- **What is required**:
Each line of the listing that includes the string "blockIdx" is to be identified and copied.
******************************
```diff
-        for (int blk = 0; blk < nb; ++blk) {
-            const bool last = blk + 1 == nb;
-            block([&]() {
-                if (!last) { set_ptrs(blk + 1); ld(A2, B2, R0()); }
-                else if (FWD && o_nrem) { set_ptrs(nb); ld(A2, B2, R0()); }
-                else if (more) open(sidx + 8);
-            });
-        }
+        block(First(), [&]() { prepare(First(), 0, nb, sidx); });
+        for (int blk = 1; blk < nb; ++blk) block(Later(), [&]() { prepare(Later(), blk, nb, sidx); });
         if (FWD && o_nrem) {
-            double ra[3] = {A2[0], A2[1], A2[2]}, rb[3] = {B2[0], B2[1], B2[2]};
-            acc0 = mfma_f64(ra[0], rb[0], acc0);
-            if (o_nrem > 1) acc1 = mfma_f64(ra[1], rb[1], acc1);
-            if (o_nrem > 2) acc0 = mfma_f64(ra[2], rb[2], acc0);
-            __builtin_amdgcn_sched_barrier(0);
-            if (more) open(sidx + 8);
-        }
-        if (!FWD && o_mixed) acc1 = mfma_f64(o_Am, Bm, acc1);
+            acc0 = mfma_f64(Ar[0], Br[0], acc0);
+            if (o_nrem > 1) acc1 = mfma_f64(Ar[1], Br[1], acc1);
+            if (o_nrem > 2) acc0 = mfma_f64(Ar[2], Br[2], acc0);
+        }
+        if (!FWD && o_mixed) acc1 = mfma_f64(Am, Bm, acc1);
         __builtin_amdgcn_sched_barrier(0);
         BDRT_TOEP_STAMP(2 + 3 * (sidx >> 3));
         const d4 s = acc0 + acc1;
         BDRT_TOEP_STAMP(3 + 3 * (sidx >> 3));
-#pragma unroll
-        for (int rr = 0; rr < 4; ++rr) {
-            double *o = Os + swz(o_row + kq + 4 * rr, col);
-            if (o_half < 0) *o = s[rr];
-            else __hip_atomic_fetch_add(o, s[rr], __ATOMIC_RELAXED, __HIP_MEMORY_SCOPE_WORKGROUP);
-        }
-        acc0 = d4{0.0, 0.0, 0.0, 0.0}; acc1 = d4{0.0, 0.0, 0.0, 0.0};
+        unsigned o[4];
+#pragma unroll
+        for (int rr = 0; rr < 4; ++rr) { o[rr] = (FWD ? qOut[rr] : qX[rr]) + (unsigned)o_off; __asm__ volatile("" : "+v"(o[rr])); }
+        if (o_half < 0) {
+#pragma unroll
+            for (int rr = 0; rr < 4; ++rr) *(lds_ptr)(size_t)o[rr] = s[rr];
+        } else {
+#pragma unroll
+            for (int rr = 0; rr < 4; ++rr)
+                __hip_atomic_fetch_add((lds_ptr)(size_t)o[rr], s[rr], __ATOMIC_RELAXED, __HIP_MEMORY_SCOPE_WORKGROUP);
+        }
         BDRT_TOEP_STAMP(4 + 3 * (sidx >> 3));
     }
 }
@@ -514,6 +577,7 @@
         unsigned *st = (unsigned *)(Tt + 2 * tlen);
         for (int e = threadIdx.x; e < TOEP_STEP_WORDS; e += NT) st[e] = P.tsteps[e];
     }
+    if (P.toepA == 1) toep_lane_table_fill(P.nf, B.K, tlen, Tt, smem, Zh, threadIdx.x);
     for (int e = (P.toepA == 2 ? 0 : 2 * P.nf * NC) + threadIdx.x; e < s1_zrows(P) * NC; e += NT) Zh[e] = 0.0;
     __syncthreads();
 }
@@ -523,7 +587,8 @@
 
 __host__ __device__ inline size_t s1_lds_doubles(const DevProblem &P)
 {
-    return (size_t)NC * (P.XR + s1_zrows(P)) + (size_t)2 * NC * RW + (P.toepA ? (size_t)2 * P.tlen : 0) + (P.toepA == 2 ? (size_t)TOEP_STEP_WORDS / 2 : 0);
+    return (size_t)NC * (P.XR + s1_zrows(P)) + (size_t)2 * NC * RW + (P.toepA ? (size_t)2 * P.tlen : 0) + (P.toepA == 1 ? (size_t)TOEP_LANE_DOUBLES : 0) +
+           (P.toepA == 2 ? (size_t)TOEP_STEP_WORDS / 2 : 0);
 }
 
 struct NoHook { __device__ __forceinline__ void operator()() const {} };
@@ -648,6 +713,9 @@
 #ifndef BDRT_EARLY_P2
 #define BDRT_EARLY_P2 1
 #endif
+#ifndef BDRT_TOEP_PREFETCH
+#define BDRT_TOEP_PREFETCH 1
+#endif
 #ifndef BDRT_P2_OPAQUE_K
 #define BDRT_P2_OPAQUE_K 1
 #endif
@@ -666,6 +734,8 @@
     for (int step = 0; step < 2; ++step) {
     if (EARLY_P2 ? step == 1 : step == 0) {
         BDRT_S1_TRACE(1);
+        ToepLane tlane;
+        if (TA == 1 && BDRT_TOEP_PREFETCH) tlane = toep_lane_fetch<true>(K, tlen, Tt, wave, lane);
         BDRT_S1_BARRIER(25, 29);
         after_x_ready();
         if constexpr (BDRT_SPEC_EARLY) load_spectrum();
@@ -674,7 +744,10 @@
         BDRT_S1_TRACE(3);
         if (!(dbg & 1)) {
             if (TA == 2) toep_gemm_gen<true>(nf, K, tlen, Tt, Xs, Zh, wave, lane);
-            else if (TA) toep_gemm<true>(nf, K, tlen, Tt, Xs, Zh, wave, lane);
+            else if (TA) {
+                if (!BDRT_TOEP_PREFETCH) tlane = toep_lane_fetch<true>(K, tlen, Tt, wave, lane);
+                toep_gemm<true>(nf, K, tlen, Tt, wave, lane, tlane);
+            }
             else gemm_sw<NWV, GPFV>(B.Af, B.tilesA, B.kpairs, Xs, Zh, wave, lane);
         }
         continue;
@@ -901,13 +974,18 @@
         }
     }
     BDRT_S1_TRACE(7);
+    ToepLane tlane;
+    if (TA == 1 && BDRT_TOEP_PREFETCH) tlane = toep_lane_fetch<false>(K, tlen, Tt, wave, lane);
     BDRT_S1_BARRIER(27, 31);
     BDRT_S1_TRACE(8);
     BDRT_S1_PROF(4);
     before_backward();
     if (!(dbg & 2)) {
         if (TA == 2) toep_gemm_gen<false>(nf, K, tlen, Tt, Zh, Xs, wave, lane);
-        else if (TA) toep_gemm<false>(nf, K, tlen, Tt, Zh, Xs, wave, lane);
+        else if (TA) {
+            if (!BDRT_TOEP_PREFETCH) tlane = toep_lane_fetch<false>(K, tlen, Tt, wave, lane);
+            toep_gemm<false>(nf, K, tlen, Tt, wave, lane, tlane);
+        }
         else gemm_sw<NWV, GPFV>(B.BkA, B.tilesK, B.rpairsA, Zh, Xs, wave, lane);
     }
     BDRT_S1_TRACE(9);
```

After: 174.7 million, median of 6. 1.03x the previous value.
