# nagadomi/nunif

Hardware: NVIDIA H100
Metric: waifu2x_input_megapixels_per_sec (higher is better)
Workload: dtype f16

## Files before the change

### nunif_b200/csrc/gemm_wgmma.cuh

```cuda
#pragma once
#include "common.cuh"
#include "ptx.cuh"
#include <cuda.h>

namespace nb200 {

enum : int { ACT_NONE = 0, ACT_LRELU01 = 1, ACT_GELU = 2, ACT_RELU = 3 };
enum : int { OUT_NHWC = 0, OUT_PIXSHUF2 = 1, OUT_SPLIT = 2 };

struct GemmParams {
    int B, Ho, Wo, TH, TW, tiles_x, tiles_y;
    int N;
    int taps, cpt;
    int8_t tap_dx[16], tap_dy[16], tap_dyi[16];
    int n_tiles;
    const float* bias;
    int act;
    int out_mode, cout;
    int has_res, res_cy, res_cx;
    int res_before_act;
    int k2;
};

struct GemmMaps {
    CUtensorMap a, b;
    CUtensorMap o[4];
    union {
        CUtensorMap r[4];
        CUtensorMap a2;
    };
};

__device__ __forceinline__ void mbar_init(uint64_t* bar, uint32_t count) {
    asm volatile("mbarrier.init.shared::cta.b64 [%0], %1;" ::"r"(smem_u32(bar)), "r"(count));
}
__device__ __forceinline__ void mbar_expect_tx(uint64_t* bar, uint32_t bytes) {
    asm volatile("mbarrier.arrive.expect_tx.shared::cta.b64 _, [%0], %1;" ::"r"(smem_u32(bar)), "r"(bytes) : "memory");
}
__device__ __forceinline__ void mbar_arrive(uint64_t* bar) {
    asm volatile("mbarrier.arrive.shared::cta.b64 _, [%0];" ::"r"(smem_u32(bar)) : "memory");
}
static __device__ __noinline__ void mbar_timeout() {
    printf("nb200: mbarrier wait timed out (block %d,%d thread %d)\n", blockIdx.x, blockIdx.y, threadIdx.x);
    __trap();
}
__device__ __forceinline__ void mbar_wait(uint64_t* bar, uint32_t parity) {
    const uint32_t addr = smem_u32(bar);
    uint32_t done = 0;
#pragma unroll 1
    for (uint32_t it = 0; it < (1u << 18); ++it) {
        asm volatile(
            "{\n\t.reg .pred p;\n\t"
            "mbarrier.try_wait.parity.shared::cta.b64 p, [%1], %2, %3;\n\t"
            "selp.u32 %0, 1, 0, p;\n\t}"
            : "=r"(done) : "r"(addr), "r"(parity), "r"(20000u) : "memory");
        if (done) return;
    }
    mbar_timeout();
}
__device__ __forceinline__ void fence_barrier_init() {
    asm volatile("fence.mbarrier_init.release.cluster;" ::: "memory");
    asm volatile("fence.proxy.async.shared::cta;" ::: "memory");
}
__device__ __forceinline__ void tma_load_5d(const CUtensorMap* map, uint64_t* bar, void* dst, int c0, int c1, int c2, int c3, int c4) {
    asm volatile(
        "cp.async.bulk.tensor.5d.shared::cluster.global.tile.mbarrier::complete_tx::bytes [%0], [%1, {%3, %4, %5, %6, %7}], [%2];"
        ::"r"(smem_u32(dst)), "l"(map), "r"(smem_u32(bar)), "r"(c0), "r"(c1), "r"(c2), "r"(c3), "r"(c4) : "memory");
}
__device__ __forceinline__ void tma_load_2d(const CUtensorMap* map, uint64_t* bar, void* dst, int c0, int c1) {
    asm volatile(
        "cp.async.bulk.tensor.2d.shared::cluster.global.tile.mbarrier::complete_tx::bytes [%0], [%1, {%3, %4}], [%2];"
        ::"r"(smem_u32(dst)), "l"(map), "r"(smem_u32(bar)), "r"(c0), "r"(c1) : "memory");
}
__device__ __forceinline__ void tma_load_4d(const CUtensorMap* map, uint64_t* bar, void* dst, int c0, int c1, int c2, int c3) {
    asm volatile(
        "cp.async.bulk.tensor.4d.shared::cluster.global.tile.mbarrier::complete_tx::bytes [%0], [%1, {%3, %4, %5, %6}], [%2];"
        ::"r"(smem_u32(dst)), "l"(map), "r"(smem_u32(bar)), "r"(c0), "r"(c1), "r"(c2), "r"(c3) : "memory");
}
__device__ __forceinline__ void tma_store_4d(const CUtensorMap* map, const void* src, int c0, int c1, int c2, int c3) {
    asm volatile("cp.async.bulk.tensor.4d.global.shared::cta.tile.bulk_group [%0, {%2, %3, %4, %5}], [%1];"
                 ::"l"(map), "r"(smem_u32(src)), "r"(c0), "r"(c1), "r"(c2), "r"(c3) : "memory");
}
__device__ __forceinline__ void tma_store_2d(const CUtensorMap* map, const void* src, int c0, int c1) {
    asm volatile("cp.async.bulk.tensor.2d.global.shared::cta.tile.bulk_group [%0, {%2, %3}], [%1];"
                 ::"l"(map), "r"(smem_u32(src)), "r"(c0), "r"(c1) : "memory");
}
__device__ __forceinline__ void tma_store_commit() { asm volatile("cp.async.bulk.commit_group;" ::: "memory"); }
__device__ __forceinline__ void tma_store_wait_read() { asm volatile("cp.async.bulk.wait_group.read 0;" ::: "memory"); }
__device__ __forceinline__ void fence_async_smem() { asm volatile("fence.proxy.async.shared::cta;" ::: "memory"); }
__device__ __forceinline__ void consumer_bar_sync() { asm volatile("bar.sync 1, 256;" ::: "memory"); }
__device__ __forceinline__ void tma_prefetch_desc(const CUtensorMap* map) {
    asm volatile("prefetch.tensormap [%0];" ::"l"(map) : "memory");
}
__device__ __forceinline__ bool elect_one() {
    uint32_t pred;
    asm volatile(
        "{\n\t.reg .pred p;\n\t"
        "elect.sync _|p, 0xffffffff;\n\t"
        "selp.u32 %0, 1, 0, p;\n\t}"
        : "=r"(pred));
    return pred != 0;
}
__device__ __forceinline__ void wgmma_fence() { asm volatile("wgmma.fence.sync.aligned;" ::: "memory"); }
__device__ __forceinline__ void wgmma_commit() { asm volatile("wgmma.commit_group.sync.aligned;" ::: "memory"); }
template <int N>
__device__ __forceinline__ void wgmma_wait() { asm volatile("wgmma.wait_group.sync.aligned %0;" ::"n"(N) : "memory"); }
template <int K>
__device__ __forceinline__ void wgmma_fence_operands(float (&d)[K]) {
#pragma unroll
    for (int j = 0; j < K; ++j) asm volatile("" : "+f"(d[j])::"memory");
}
// ... 256 lines not shown
```
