template <int NT, int HT, int CG>
__global__ __launch_bounds__(256 * CG, 2 / CG) void wino_kernel(ConvDev p) {
  constexpr int CK = 8;
  constexpr int NTHR = 256 * CG;
  constexpr int IW = 18, NPIX_IN = 18 * 18;
  constexpr int BG = NT * 16;
  constexpr int BN = CG * BG;
  constexpr int SI = 12, SU = 12;
  constexpr int PITCH = IW * SI + 4;
  constexpr int IN_F4 = (NPIX_IN * 2 + NTHR - 1) / NTHR;
  constexpr int U_F4 = (16 * BN * 2 + NTHR - 1) / NTHR;
  constexpr int IN_BUF = IW * PITCH + 4, U_BUF = 16 * BN * SU;
  constexpr bool U_EXACT = (16 * BN * 2) % NTHR == 0;

  extern __shared__ __attribute__((aligned(16))) float smem[];
  float* const in_lds0 = smem;
  float* const in_lds1 = smem + IN_BUF;
  float* const u_lds0 = smem + 2 * IN_BUF;
  float* const u_lds1 = u_lds0 + U_BUF;

  const int tid = threadIdx.x;
  stamp_begin(p);
  const int wave = (tid >> 6) & 3, grp = tid >> 8, lane = tid & 63;
  const int li = lane & 15, kq = lane >> 4;

  int bid = blockIdx.x;
  const int tx = bid % p.tiles_x; bid /= p.tiles_x;
  const int ty = bid % p.tiles_y;
  const int b = bid / p.tiles_y;
  const int y0 = ty * 16, x0 = tx * 16;
  const int n0 = blockIdx.y * BN;

  unsigned in_goff[IN_F4]; int in_loff[IN_F4];
#pragma unroll
  for (int r = 0; r < IN_F4; ++r) {
    const int f = tid + NTHR * r;
    const int pix = f >> 1, c4 = f & 1;
    const int py = pix / IW, px = pix - py * IW;
    const int gy = y0 + py - 1, gx = x0 + px - 1;
    const bool inside = pix < NPIX_IN;
    const bool inimg = inside && gy >= 0 && gy < p.H && gx >= 0 && gx < p.W;
    in_loff[r] = inside ? (py * PITCH + ((py >> 1) & 1) * 4 + px * SI + c4 * 4) : IW * PITCH;
    in_goff[r] = inimg ? (unsigned)(((gy * p.W + gx) * p.in_stride + c4 * 4) * 4) : BUF_OOB;
  }
  unsigned u_goff[U_F4]; int u_loff[U_F4];
#pragma unroll
  for (int r = 0; r < U_F4; ++r) {
    const int f = tid + NTHR * r;
    const int c4 = f & 1, col = (f >> 1) % BN, pos = (f >> 1) / BN;
    const bool inside = pos < 16;
    u_loff[r] = (U_EXACT || inside) ? ((pos * BN + col) * SU + c4 * 4) : -1;
    u_goff[r] = (inside && (n0 + col) < p.Np) ? (unsigned)(((pos * (p.Cin / CK) * p.Np + n0 + col) * CK + c4 * 4) * 4) : BUF_OOB;
  }
  const int nchunks = p.Cin / CK;

  const __amdgpu_buffer_rsrc_t in_rs = buf_rsrc(p.in + (size_t)b * p.H * p.W * p.in_stride), u_rs = buf_rsrc(p.w);
  const unsigned in_step = (unsigned)p.in_chunk * 4u, u_step = (unsigned)(p.Np * CK) * 4u;
  f32x4 in_reg[IN_F4], u_reg[U_F4];
  auto load_chunk = [&](int chunk) {
#pragma unroll
    for (int r = 0; r < IN_F4; ++r) in_reg[r] = buf_load4(in_rs, in_goff[r], (unsigned)chunk * in_step);
#pragma unroll
    for (int r = 0; r < U_F4; ++r) u_reg[r] = buf_load4(u_rs, u_goff[r], (unsigned)chunk * u_step);
  };
  auto store_chunk = [&](float* idst, float* udst) {
#pragma unroll
    for (int r = 0; r < IN_F4; ++r)
      *reinterpret_cast<f32x4*>(idst + in_loff[r]) = in_reg[r];
#pragma unroll
    for (int r = 0; r < U_F4; ++r)
      if (U_EXACT || u_loff[r] >= 0) *reinterpret_cast<f32x4*>(udst + u_loff[r]) = u_reg[r];
  };

  const int a_ty = 2 * wave + (li >> 3), a_tx = li & 7;
  const int a_base01 = (2 * a_ty) * PITCH + (a_ty & 1) * 4 + (2 * a_tx) * SI + 2 * kq;
  const int a_base23 = (2 * a_ty) * PITCH + ((a_ty + 1) & 1) * 4 + (2 * a_tx) * SI + 2 * kq;
  const int b_base = (grp * BG + li) * SU + 2 * kq;

  f32x4 acc[16][NT];
#pragma unroll
  for (int q = 0; q < 16; ++q)
#pragma unroll
    for (int n = 0; n < NT; ++n) acc[q][n] = (f32x4){0.f, 0.f, 0.f, 0.f};
  const bool tile1_live = (n0 + grp * BG + 16) < p.Np;

  load_chunk(0);
  store_chunk(in_lds0, u_lds0);
  if (nchunks > 1) load_chunk(1);
  __syncthreads();

  for (int it = 0; it < nchunks; ++it) {
    if (!(p.ablate & 1)) {
      if (it + 1 < nchunks) store_chunk(((it + 1) & 1) ? in_lds1 : in_lds0, ((it + 1) & 1) ? u_lds1 : u_lds0);
      if (it + 2 < nchunks) load_chunk(it + 2);
    }
    const unsigned A01 = lds_addr(((it & 1) ? in_lds1 : in_lds0) + a_base01);
    const unsigned A23 = lds_addr(((it & 1) ? in_lds1 : in_lds0) + a_base23);
    const unsigned Uc = lds_addr(((it & 1) ? u_lds1 : u_lds0) + b_base);

    f32x2 v[4][4];
    {
      f32x2 d[4][4];
      static_for<0, 16>([&](auto i) {
        constexpr int a = decltype(i)::value >> 2, c = decltype(i)::value & 3;
        d[a][c] = lds_read_b64<(a * PITCH + c * SI) * 4>(a < 2 ? A01 : A23);
      });
      asm volatile("s_waitcnt lgkmcnt(0)"
                   : "+v"(d[0][0]), "+v"(d[0][1]), "+v"(d[0][2]), "+v"(d[0][3]), "+v"(d[1][0]), "+v"(d[1][1]), "+v"(d[1][2]),
                     "+v"(d[1][3]), "+v"(d[2][0]), "+v"(d[2][1]), "+v"(d[2][2]), "+v"(d[2][3]), "+v"(d[3][0]), "+v"(d[3][1]),
                     "+v"(d[3][2]), "+v"(d[3][3]));
      f32x2 t[4][4];
#pragma unroll
      for (int c = 0; c < 4; ++c) {
        t[0][c] = d[0][c] - d[2][c];
        t[1][c] = d[1][c] + d[2][c];
        t[2][c] = d[2][c] - d[1][c];
        t[3][c] = d[1][c] - d[3][c];
      }
#pragma unroll
      for (int a = 0; a < 4; ++a) {
        v[a][0] = t[a][0] - t[a][2];
        v[a][1] = t[a][1] + t[a][2];
        v[a][2] = t[a][2] - t[a][1];
        v[a][3] = t[a][1] - t[a][3];
      }
    }
    constexpr int PF = 2;
    static_assert(NT == 2, "the wait counts below assume two column tiles per wave");
    f32x2 bf[PF + 1][NT];
    auto positions = [&](auto live1_tag) {
      constexpr bool LIVE1 = decltype(live1_tag)::value;
      static_for<0, PF>([&](auto qq) {
        constexpr int q = decltype(qq)::value;
        bf[q][0] = lds_read_b64<((q * BN) * SU) * 4>(Uc);
        if constexpr (LIVE1) bf[q][1] = lds_read_b64<((q * BN + 16) * SU) * 4>(Uc);
      });
      static_for<0, 16>([&](auto qq) {
        constexpr int q = decltype(qq)::value;
        if constexpr (q + PF < 16) {
          bf[(q + PF) % (PF + 1)][0] = lds_read_b64<(((q + PF) * BN) * SU) * 4>(Uc);
          if constexpr (LIVE1) bf[(q + PF) % (PF + 1)][1] = lds_read_b64<(((q + PF) * BN + 16) * SU) * 4>(Uc);
        }
        constexpr int newer = (q + PF < 16 ? PF : 15 - q) * (LIVE1 ? 2 : 1);
        if constexpr (LIVE1) lds_wait<newer>(bf[q % (PF + 1)][0], bf[q % (PF + 1)][1]);
        else lds_wait<newer>(bf[q % (PF + 1)][0]);
        acc[q][0] = __builtin_amdgcn_mfma_f32_16x16x4f32(v[q >> 2][q & 3].x, bf[q % (PF + 1)][0].x, acc[q][0], 0, 0, 0);
        if constexpr (LIVE1) acc[q][1] = __builtin_amdgcn_mfma_f32_16x16x4f32(v[q >> 2][q & 3].x, bf[q % (PF + 1)][1].x, acc[q][1], 0, 0, 0);
        acc[q][0] = __builtin_amdgcn_mfma_f32_16x16x4f32(v[q >> 2][q & 3].y, bf[q % (PF + 1)][0].y, acc[q][0], 0, 0, 0);
        if constexpr (LIVE1) acc[q][1] = __builtin_amdgcn_mfma_f32_16x16x4f32(v[q >> 2][q & 3].y, bf[q % (PF + 1)][1].y, acc[q][1], 0, 0, 0);
      });
    };
    if (tile1_live) positions(std::true_type{}); else positions(std::false_type{});
    if (!(p.ablate & 2)) __syncthreads();
  }

  {
    constexpr int TS = BN + 4;
    float* const T = smem;
#pragma unroll
    for (int n = 0; n < NT; ++n)
#pragma unroll
      for (int r = 0; r < 4; ++r) {
        float m[16];
#pragma unroll
        for (int q = 0; q < 16; ++q) m[q] = acc[q][n][r];
        float r0[4], r1[4];
#pragma unroll
        for (int c = 0; c < 4; ++c) {
          r0[c] = m[0 * 4 + c] + m[1 * 4 + c] + m[2 * 4 + c];
          r1[c] = m[1 * 4 + c] - m[2 * 4 + c] - m[3 * 4 + c];
        }
        const int tl = 4 * kq + r;
        const int oy = 2 * (2 * wave + (tl >> 3)), ox = 2 * (tl & 7);
        float* t00 = T + (oy * 16 + ox) * TS + grp * BG + n * 16 + li;
        t00[0] = r0[0] + r0[1] + r0[2];
        t00[TS] = r0[1] - r0[2] - r0[3];
        t00[16 * TS] = r1[0] + r1[1] + r1[2];
        t00[17 * TS] = r1[1] - r1[2] - r1[3];
      }
    __syncthreads();
    __shared__ float red[4 * CG];
    conv_epilogue_tile<16, BN, HT, NTHR>(p, T, b, y0, x0, n0, tid, red);
    stamp_end(p);
  }
}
******************************
- **Output for this task**:
    printf("nb200: mbarrier wait timed out (block %d,%d thread %d)\n", blockIdx.x, blockIdx.y, threadIdx.x);
  int bid = blockIdx.x;
  const int n0 = blockIdx.y * BN;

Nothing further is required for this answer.